MATERIAL SUPPLIED:
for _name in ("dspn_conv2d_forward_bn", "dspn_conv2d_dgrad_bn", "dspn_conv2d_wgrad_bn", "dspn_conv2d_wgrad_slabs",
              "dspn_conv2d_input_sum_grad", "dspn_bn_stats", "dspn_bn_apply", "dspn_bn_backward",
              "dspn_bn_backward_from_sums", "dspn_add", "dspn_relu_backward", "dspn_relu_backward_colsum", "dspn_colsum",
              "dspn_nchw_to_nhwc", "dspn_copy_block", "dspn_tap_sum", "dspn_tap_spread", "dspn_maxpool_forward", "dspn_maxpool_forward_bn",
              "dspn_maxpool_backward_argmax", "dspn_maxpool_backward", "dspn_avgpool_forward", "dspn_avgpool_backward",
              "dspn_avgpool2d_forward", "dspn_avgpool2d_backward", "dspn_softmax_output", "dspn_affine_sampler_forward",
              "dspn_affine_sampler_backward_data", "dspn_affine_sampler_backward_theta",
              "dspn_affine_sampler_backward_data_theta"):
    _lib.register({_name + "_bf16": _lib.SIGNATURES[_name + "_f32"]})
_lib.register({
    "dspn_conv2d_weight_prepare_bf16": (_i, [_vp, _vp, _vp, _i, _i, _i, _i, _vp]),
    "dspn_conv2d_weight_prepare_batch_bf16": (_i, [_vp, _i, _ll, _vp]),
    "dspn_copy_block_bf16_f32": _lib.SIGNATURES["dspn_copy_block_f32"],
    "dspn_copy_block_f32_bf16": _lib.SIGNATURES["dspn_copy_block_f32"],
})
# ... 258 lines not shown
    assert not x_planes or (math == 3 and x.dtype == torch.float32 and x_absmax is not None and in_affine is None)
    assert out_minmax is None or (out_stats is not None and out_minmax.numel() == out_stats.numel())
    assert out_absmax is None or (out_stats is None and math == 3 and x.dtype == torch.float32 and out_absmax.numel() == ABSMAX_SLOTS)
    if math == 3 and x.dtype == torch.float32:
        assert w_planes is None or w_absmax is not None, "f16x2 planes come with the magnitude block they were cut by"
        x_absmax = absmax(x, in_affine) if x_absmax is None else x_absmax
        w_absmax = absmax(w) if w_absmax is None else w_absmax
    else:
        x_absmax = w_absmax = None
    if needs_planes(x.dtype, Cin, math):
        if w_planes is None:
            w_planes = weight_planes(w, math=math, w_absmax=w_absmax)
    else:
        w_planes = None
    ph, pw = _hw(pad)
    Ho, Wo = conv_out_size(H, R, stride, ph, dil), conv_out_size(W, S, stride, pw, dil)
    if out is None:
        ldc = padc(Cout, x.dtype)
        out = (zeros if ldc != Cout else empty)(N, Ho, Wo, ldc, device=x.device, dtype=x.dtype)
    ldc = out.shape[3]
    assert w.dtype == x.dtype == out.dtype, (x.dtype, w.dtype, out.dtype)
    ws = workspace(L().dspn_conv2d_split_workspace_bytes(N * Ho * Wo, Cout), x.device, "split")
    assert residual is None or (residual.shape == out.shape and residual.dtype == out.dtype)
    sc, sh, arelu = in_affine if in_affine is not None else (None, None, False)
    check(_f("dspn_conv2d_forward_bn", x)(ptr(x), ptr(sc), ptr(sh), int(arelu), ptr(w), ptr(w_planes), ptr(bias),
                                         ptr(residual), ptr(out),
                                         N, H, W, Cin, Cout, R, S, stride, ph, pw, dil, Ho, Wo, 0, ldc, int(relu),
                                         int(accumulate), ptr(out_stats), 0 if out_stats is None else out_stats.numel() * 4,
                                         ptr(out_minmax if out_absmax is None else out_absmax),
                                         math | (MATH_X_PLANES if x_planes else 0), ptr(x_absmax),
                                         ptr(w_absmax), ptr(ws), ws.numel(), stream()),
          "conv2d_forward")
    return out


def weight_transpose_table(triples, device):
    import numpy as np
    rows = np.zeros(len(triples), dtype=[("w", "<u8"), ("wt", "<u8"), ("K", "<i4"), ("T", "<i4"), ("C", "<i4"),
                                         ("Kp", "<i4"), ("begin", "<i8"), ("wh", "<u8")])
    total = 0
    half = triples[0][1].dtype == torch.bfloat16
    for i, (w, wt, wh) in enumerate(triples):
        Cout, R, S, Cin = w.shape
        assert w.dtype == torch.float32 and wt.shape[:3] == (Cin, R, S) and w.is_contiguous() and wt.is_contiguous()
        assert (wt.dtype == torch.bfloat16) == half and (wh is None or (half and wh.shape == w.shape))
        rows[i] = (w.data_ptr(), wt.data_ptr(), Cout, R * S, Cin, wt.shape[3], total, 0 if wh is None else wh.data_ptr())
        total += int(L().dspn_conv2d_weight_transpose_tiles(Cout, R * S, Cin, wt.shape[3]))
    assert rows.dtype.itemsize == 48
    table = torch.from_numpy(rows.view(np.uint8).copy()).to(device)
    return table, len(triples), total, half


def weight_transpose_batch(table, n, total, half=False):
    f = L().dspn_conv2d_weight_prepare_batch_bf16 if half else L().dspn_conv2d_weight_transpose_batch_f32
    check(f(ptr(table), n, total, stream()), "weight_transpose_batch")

WORK INSTRUCTIONS:
Retype only the stretch of lines above starting at the one with "if math == 3" and stopping at the one with "w_absmax = absmax(w)", exactly as written, with both kept.

RESULT OF THIS EXERCISE:
    if math == 3 and x.dtype == torch.float32:
        assert w_planes is None or w_absmax is not None, "f16x2 planes come with the magnitude block they were cut by"
        x_absmax = absmax(x, in_affine) if x_absmax is None else x_absmax
        w_absmax = absmax(w) if w_absmax is None else w_absmax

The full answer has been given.